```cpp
__global__ void __launch_bounds__(256) adam_step_kernel(float* __restrict__ p, const float* __restrict__ g,
                                                        float* __restrict__ m, float* __restrict__ v, int64_t n,
                                                        const AdamState* __restrict__ st, float beta1, float beta2, float eps,
                                                        float gscale, uint16_t* __restrict__ p16) {
  const double step = (double)st->step;
  const float bc1 = (float)(1.0 - pow((double)beta1, step));
  const float bc2_sqrt = (float)sqrt(1.0 - pow((double)beta2, step));
  const float step_size = (float)(st->lr / (double)bc1);
  const int64_t stride = (int64_t)gridDim.x * 1024;
  for (int64_t i0 = ((int64_t)blockIdx.x * 256 + threadIdx.x) * 4; i0 < n; i0 += 2 * stride) {
    const int64_t i1 = i0 + stride;
    const bool full0 = i0 + 3 < n, full1 = i1 + 3 < n;
    float4 P[2], M[2], V[2], G[2];
    if (full0) { P[0] = *reinterpret_cast<float4*>(p + i0); M[0] = *reinterpret_cast<float4*>(m + i0); V[0] = *reinterpret_cast<float4*>(v + i0); G[0] = *reinterpret_cast<const float4*>(g + i0); }
    if (full1) { P[1] = *reinterpret_cast<float4*>(p + i1); M[1] = *reinterpret_cast<float4*>(m + i1); V[1] = *reinterpret_cast<float4*>(v + i1); G[1] = *reinterpret_cast<const float4*>(g + i1); }
#pragma unroll
    for (int h = 0; h < 2; ++h) {
      const int64_t i = h ? i1 : i0;
      if (i >= n) continue;
    if (h ? full1 : full0) {
      float* pp = &P[h].x; float* mm = &M[h].x; float* vv = &V[h].x; float* gg = &G[h].x;
#pragma unroll
      for (int e = 0; e < 4; ++e) {
        gg[e] *= gscale;
        mm[e] = mm[e] + (gg[e] - mm[e]) * (1.0f - beta1);
        vv[e] = vv[e] * beta2 + (1.0f - beta2) * gg[e] * gg[e];
        const float denom = sqrtf(vv[e]) / bc2_sqrt + eps;
        pp[e] = pp[e] - step_size * (mm[e] / denom);
      }
      *reinterpret_cast<float4*>(p + i) = P[h]; *reinterpret_cast<float4*>(m + i) = M[h]; *reinterpret_cast<float4*>(v + i) = V[h];
      if (p16) *reinterpret_cast<uint2*>(p16 + i) = make_uint2(bf16_pair(P[h].x, P[h].y), bf16_pair(P[h].z, P[h].w));
    } else {
      for (int64_t j = i; j < n; ++j) {
        const float gj = g[j] * gscale;
        m[j] = m[j] + (gj - m[j]) * (1.0f - beta1);
        v[j] = v[j] * beta2 + (1.0f - beta2) * gj * gj;
        p[j] = p[j] - step_size * (m[j] / (sqrtf(v[j]) / bc2_sqrt + eps));
        if (p16) p16[j] = (uint16_t)(bf16_pair(p[j], 0.f) & 0xFFFFu);
      }
    }
    }
  }
}

}
using namespace micf;

static int dice_fwd(const float* logits, const void* target, bool label, double* sums, float* loss, int B, int K, int64_t V,
                    hipStream_t s) {
  if (!logits || !target || !sums || !loss || B <= 0 || K <= 0 || V <= 0) return MICF_EINVAL;
  if (hipMemsetAsync(sums, 0, sizeof(double) * 4 * K, s) != hipSuccess) return MICF_ELAUNCH;
  int chunks = (int)((V + 32767) / 32768);
// ... 79 lines not shown
```

### micformer_amd/csrc/misc.hip

```cpp
#include <hip/hip_fp16.h>

#include "common.h"
#include <string.h>

namespace micf {

__global__ void __launch_bounds__(256) pad3d_kernel(const float* __restrict__ src, float* __restrict__ dst, int B, int D, int H,
                                                    int W, int Dp, int Hp, int Wp, int C, int64_t total) {
  for (int64_t i = (int64_t)blockIdx.x * 256 + threadIdx.x; i < total; i += (int64_t)gridDim.x * 256) {
    int64_t t = i / C; const int c = (int)(i - t * C);
    const int w = (int)(t % Wp); t /= Wp; const int h = (int)(t % Hp); t /= Hp; const int d = (int)(t % Dp); const int b = (int)(t / Dp);
    dst[i] = (d < D && h < H && w < W) ? src[((((int64_t)b * D + d) * H + h) * W + w) * C + c] : 0.f;
  }
}
__global__ void __launch_bounds__(256) crop3d_kernel(const float* __restrict__ src, float* __restrict__ dst, int B, int D, int H,
                                                     int W, int Dp, int Hp, int Wp, int C, int accumulate, int64_t total) {
  for (int64_t i = (int64_t)blockIdx.x * 256 + threadIdx.x; i < total; i += (int64_t)gridDim.x * 256) {
    int64_t t = i / C; const int c = (int)(i - t * C);
    const int w = (int)(t % W); t /= W; const int h = (int)(t % H); t /= H; const int d = (int)(t % D); const int b = (int)(t / D);
    const float v = src[((((int64_t)b * Dp + d) * Hp + h) * Wp + w) * C + c];
    dst[i] = accumulate ? dst[i] + v : v;
  }
}

// ... 251 lines not shown
    t[ty + j][4 * tx] = v.x; t[ty + j][4 * tx + 1] = v.y; t[ty + j][4 * tx + 2] = v.z; t[ty + j][4 * tx + 3] = v.w;
  }
  if (!a.dst_t[k]) return;
  __syncthreads();
#pragma unroll
  for (int j = 0; j < 64; j += 16) {
    const int c = c0 + ty + j, r = r0 + 4 * tx;
    const int valid = c < cols ? (rows - r < 4 ? rows - r : 4) : 0;
    if (valid <= 0) continue;
    const float4 v = make_float4(t[4 * tx][ty + j], t[4 * tx + 1][ty + j], t[4 * tx + 2][ty + j], t[4 * tx + 3][ty + j]);
    prep_store4(a.dst_t[k], at(c, r, rows), bf, valid == 4 && vr, valid, v);
  }
}
}

extern "C" int micf_weight_prep_grouped(const micf_weight_prep_item* items, int n, micf_stream_t stream) {
  if (n < 0 || (n > 0 && !items)) return MICF_EINVAL;
  for (int first = 0; first < n; first += micf::kPrepMax) {
    const int cnt = (n - first < micf::kPrepMax) ? n - first : micf::kPrepMax;
    micf::PrepArgs a;
    a.n = cnt;
    int blocks = 0;
    for (int k = 0; k < cnt; ++k) {
      const micf_weight_prep_item& it = items[first + k];
      const int align = (it.bf16 == 1 || it.bf16 == 2) ? 7 : 15;
      if (it.bf16 < 0 || it.bf16 > 3 || (it.bf16 >= 2 && ((it.rows | it.cols) & 15))) return MICF_EINVAL;
      if (!it.src || (!it.dst && !it.dst_t) || it.rows <= 0 || it.cols <= 0 || (reinterpret_cast<uintptr_t>(it.src) & 15) ||
          (reinterpret_cast<uintptr_t>(it.dst) & align) || (reinterpret_cast<uintptr_t>(it.dst_t) & align))
        return MICF_EINVAL;
      a.src[k] = it.src; a.dst[k] = it.dst; a.dst_t[k] = it.dst_t; a.rows[k] = it.rows; a.cols[k] = it.cols; a.bf16[k] = it.bf16;
      blocks += ((it.rows + 63) / 64) * ((it.cols + 63) / 64);
      a.end[k] = blocks;
    }
    hipLaunchKernelGGL(micf::weight_prep_kernel, dim3(blocks), dim3(256), 0, (hipStream_t)stream, a);
    if (hipGetLastError() != hipSuccess) return MICF_ELAUNCH;
  }
  return MICF_OK;
}

namespace micf {
constexpr int kSwMax = 64;
struct SwCoords { int n; int b[kSwMax], z[kSwMax], y[kSwMax], x[kSwMax]; };
// ... 190 lines not shown
```

### micformer_amd/engine.py

```python
import torch
import torch.distributed as dist

from . import _lib, ops
from .dist import FlatGradSync, OverlappedGradReduce, flatten_views, last_writer_per_bucket, module_buckets
from .loss.dice import MDiceLoss


class TrainEngine:
    def __init__(self, model, base_lr=1e-4, t_max=150, eta_min=0.0, betas=(0.9, 0.999), eps=1e-8, criterion=None,
                 use_graph=False, process_group=None, grad_bucket_bytes=64 << 20, parallel_modalities=True,
                 defer_wgrad=True, split_step=None, always_collective=False, flush_points=True, early_adam=True,
                 dp_graph_flushes=6, grad_bf16=None, segmented=None, uniform_batches=False):
        self.model = model
        self.criterion = criterion if criterion is not None else MDiceLoss()
        self.base_lr, self.t_max, self.eta_min = base_lr, t_max, eta_min
        self.betas, self.eps = betas, eps
        self.sync = FlatGradSync(process_group, grad_bucket_bytes, always=always_collective)
        self.world = self.sync.world
        self._flatten()
        self.sync.broadcast_params(self.flat_p)
        self.parallel_modalities = bool(parallel_modalities)
        self.defer_wgrad = bool(defer_wgrad)
        self.flush_points = bool(flush_points)
        self.early_adam = bool(early_adam)
# ... 82 lines not shown
            early = lambda n: root is not None and (n.startswith(root + ".patch_embed.") or any(
                n.startswith(f"{root}.layers.{i}.") for i in range(len(stages) - 1)))
            ends = [o + s for n, o, s in zip(names, offs, sizes) if early(n)]
            if ends:
                cut = (max(ends) + 3) // 4 * 4
                if all(o >= cut for n, o in zip(names, offs) if not early(n)) and cut < total:
                    self._early_cut, self._early_layer = cut, stages[len(stages) - 1]
        pick = lambda suffixes: [(n, p) for n, p in zip(names, params) if n.endswith(suffixes)]
        self._shadow_w = [(n, p) for n, p in pick(("attn.q.weight", "attn.kv.weight", "attn.proj.weight", "mlp.fc1.weight",
                                                   "mlp.fc2.weight"))
                          if p.dim() == 2 and min(p.shape) <= 384 and not ((p.shape[0] | p.shape[1]) & 15)]
        self._conv_w = [(n, p) for n, p in pick(("conv_offset.0.weight",)) if p.dim() == 5 and p.shape[0] <= 16]
        self._offset_of = {id(p): o for p, o in zip(params, offs)}
        self._prep_plans, self._shadow_bufs, self._prep_split = {}, {}, {}
        self._prep_stream = torch.cuda.Stream(device=dev)

    def _weight_prep(self):
        mode = ops.compute_dtype()
        plans = self._prep_plans.get(mode)
        if plans is None:
            ws = [p for _, p in self._shadow_w]
            offs, total = flatten_views(ws, align=8)
            fwd, spec = None, ops.shadow_spec(False)
            if spec is not None:
                buf = self._shadow_bufs[spec[0]] = torch.empty(max(total, 8), dtype=spec[2], device=self.flat_p.device)
                ftrip = []
                for p, o in zip(ws, offs):
                    setattr(p, spec[0], buf[o:o + p.numel()].view(p.shape))
                    ftrip.append((p.data, getattr(p, spec[0]), None))
                fwd = ops.WeightPrepPlan(ftrip, blocked=True)
            attr, transposed, dtype = ops.shadow_spec(True)
            buf = self._shadow_bufs[attr] = torch.empty(max(total, 8), dtype=dtype, device=self.flat_p.device)
            trip = []
            for p, o in zip(ws, offs):
                setattr(p, attr, buf[o:o + p.numel()].view(p.shape[1], p.shape[0]))
                trip.append((p.data, None, getattr(p, attr)))
            if "conv" not in self._shadow_bufs:
                ctrip = []
                for _, p in self._conv_w:
                    p._micf_c3f, p._micf_c3b = ops.conv3_prepared_like(p)
                    ctrip.append((p.data, p._micf_c3f, p._micf_c3b))
                self._shadow_bufs["conv"] = ops.Conv3PrepPlan(ctrip)
            plans = self._prep_plans[mode] = (fwd, ops.WeightPrepPlan(trip, blocked=True), self._shadow_bufs["conv"])
            cut = self._early_cut if self._early_cut is not None else self.flat_p.numel()
            late = lambda p: self._offset_of[id(p)] >= cut
            if fwd is not None:
                fe = ops.WeightPrepPlan([t for t, p in zip(ftrip, ws) if not late(p)], blocked=True)
                fl = ops.WeightPrepPlan([t for t, p in zip(ftrip, ws) if late(p)], blocked=True)
            else:
                fe = fl = None
            ctr = [(p.data, p._micf_c3f, p._micf_c3b) for _, p in self._conv_w]
            ce = ops.Conv3PrepPlan([t for t, (_, p) in zip(ctr, self._conv_w) if not late(p)])
            cl = ops.Conv3PrepPlan([t for t, (_, p) in zip(ctr, self._conv_w) if late(p)])
            self._prep_split[mode] = (fe, fl, ce, cl)
        return plans

    def _scoped_flags(self):
        import contextlib
        from . import functional as _fn
        from .models import MICFormer_self as _ms

        @contextlib.contextmanager
        def scope():
            prev = (_ms.PARALLEL_MODALITIES, self.ctx.defer_wgrad, self.ctx.flush_points, self.ctx.defer_calls, ops.ENGINE_SHADOWS)
            prev_fork, prev_lazy = _ms.FORK_AUTOGRAD_STREAMS, self.ctx.lazy_ln_ok
            self.ctx.lazy_ln_ok = _fn.LAZY_LN_DEFAULT
            _ms.FORK_AUTOGRAD_STREAMS = not (self.segmented and self.use_graph)
            prev_budget = self.ctx.flush_budget
            _ms.PARALLEL_MODALITIES, self.ctx.defer_wgrad = self.parallel_modalities, self.defer_wgrad
# ... 8 lines not shown
                self.ctx.flush_budget = prev_budget
                _ms.FORK_AUTOGRAD_STREAMS = prev_fork
                self.ctx.lazy_ln_ok = prev_lazy
        return scope()

    def _fwd_bwd(self, x, target, flush=True, carry_in=None, carry_out=False):
        from . import functional as _fn
        with _fn.use_context(self.ctx):
            return self._fwd_bwd_in_ctx(x, target, flush, carry_in, carry_out)

    def _fwd_bwd_in_ctx(self, x, target, flush, carry_in, carry_out):
        from . import functional as _fn
        _fn.drop_deferred()
        with self._scoped_flags():
            fwd, bwd, conv = self._weight_prep()
            main, side = torch.cuda.current_stream(), self._prep_stream
            _fn.clear_entry_hooks()
            carried = [None]
            if carry_in is not None:
                fe, _, ce, _ = self._prep_split[ops.compute_dtype()]
                ce.launch()
                if fe is not None:
                    side.wait_stream(main)
                    with torch.cuda.stream(side):
                        fe.launch()
                    _fn.park_entry_hook(lambda: main.wait_stream(side), at=1)
                carried = [None]

                def launch_carried_groups_segmented():
                    def group_work(grp):
                        def w():
                            _fn.launch_carried(carry_in.get(grp["key"], []))
                            for lo, hi in grp["ranges"]:
                                self._adam_range(lo, hi, 1.0)
                            fl, cl = self._carry_prep(grp)
                            cl.launch()
                            if fl is not None:
                                fl.launch()
                        return [w]

                    def prep():
                        ops.zero_(self.flat_g)
                        bwd.launch()
                    evs = self.ctx.segmenter.run_side_groups([group_work(g) for g in self._carry_groups] + [[prep]], keep=carry_in)
                    for grp, ev in zip(self._carry_groups, evs):
                        _fn.park_entry_hook((lambda e: (lambda: self.ctx.segmenter.wait(e)))(ev), at=grp["entry"], front=True)
                    carried[0] = evs[-1]

                def launch_carried_groups():
                    if self.ctx.segmenter is not None:
                        return launch_carried_groups_segmented()
                    wside = _fn._wgrad_stream(self.flat_p.device)
                    wside.wait_stream(main)
                    with torch.cuda.stream(wside):
                        for grp in self._carry_groups:
                            _fn.launch_carried(carry_in.get(grp["key"], []))
                            for lo, hi in grp["ranges"]:
                                self._adam_range(lo, hi, 1.0)
                            fl, cl = self._carry_prep(grp)
                            cl.launch()
                            if fl is not None:
                                fl.launch()
                            ev = torch.cuda.Event()
                            ev.record(wside)
                            _fn.park_entry_hook((lambda e: (lambda: main.wait_event(e)))(ev), at=grp["entry"])
                            carried[0] = ev
                    self.ctx.wside_used.add(self.flat_p.device)
                _fn.park_entry_hook(launch_carried_groups, at=3)
            else:
                conv.launch()
                if fwd is not None:
                    side.wait_stream(main)
                    with torch.cuda.stream(side):
                        fwd.launch()
                    _fn.park_entry_hook(lambda: main.wait_stream(side), at=1)

            def backward_prep():
                if carry_in is not None and self.ctx.segmenter is not None:
                    return
                side.wait_stream(main)
                if carried[0] is not None:
                    side.wait_event(carried[0])
                with torch.cuda.stream(side):
                    ops.zero_(self.flat_g)
                    bwd.launch()
            _fn.park_entry_hook(backward_prep, at=3)
            self.ctx.backward_hooks.clear()
            self._adam_tail_done = False
            full_flush = self.ctx.flush_points and self.ctx.flush_budget >= (1 << 30) and _fn.FLUSH_MAX_TOKENS >= (1 << 30)
            if carry_out:
                assert flush and self.world == 1 and self._early_cut is not None and full_flush
                self.ctx.carry["on"], self.ctx.carry["open"], self.ctx.carry["stash"] = True, True, []

                def close_carry():
                    self.ctx.carry["open"] = False
                    if self.ctx.segmenter is None:
                        self._side_anchor()
                self.ctx.backward_hooks[id(self._early_layer)] = close_carry
            elif flush and self.world == 1 and self._early_cut is not None and self.early_adam and full_flush:
                self.ctx.backward_hooks[id(self._early_layer)] = self._early_adam_segment if self.ctx.segmenter is not None else self._early_adam
# ... 36 lines not shown
                if cur or set(groups) - {g["key"] for g in self._carry_groups}:
                    raise RuntimeError("carried parameter-gradient batches do not map onto the stage groups")
                self._carried = groups
                self.ctx.carry["on"], self.ctx.carry["stash"] = False, []
        return loss.detach()

    def _adam(self, grad_scale):
        lo, hi = 0, self.flat_p.numel()
        if self._adam_tail_done:
            hi, self._adam_tail_done = self._early_cut, False
        else:
            ops.adam_tick(self.adam_state, self.base_lr, self.eta_min, self.t_max)
        self._adam_range(lo, hi, grad_scale)

    def _adam_range(self, lo, hi, grad_scale):
        ops.adam_step(self.flat_p[lo:hi], self.flat_g[lo:hi], self.flat_m[lo:hi], self.flat_v[lo:hi], self.adam_state,
                      self.betas[0], self.betas[1], self.eps, grad_scale=grad_scale)

    def _early_adam(self):
        from . import functional as _fn
        def tail():
            ops.adam_tick(self.adam_state, self.base_lr, self.eta_min, self.t_max)
            self._adam_range(self._early_cut, self.flat_p.numel(), 1.0)
        _fn.launch_pending_flush()
        dev = self.flat_p.device
        main, side = torch.cuda.current_stream(dev), _fn._wgrad_stream(dev)
        side.wait_stream(main)
        with torch.cuda.stream(side):
            tail()
        self.ctx.wside_used.add(dev)
        self._adam_tail_done = True
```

[Task] The lines you need are those containing "stash"; find them in the records and copy them.

[Output below]
                self.ctx.carry["on"], self.ctx.carry["open"], self.ctx.carry["stash"] = True, True, []
                self.ctx.carry["on"], self.ctx.carry["stash"] = False, []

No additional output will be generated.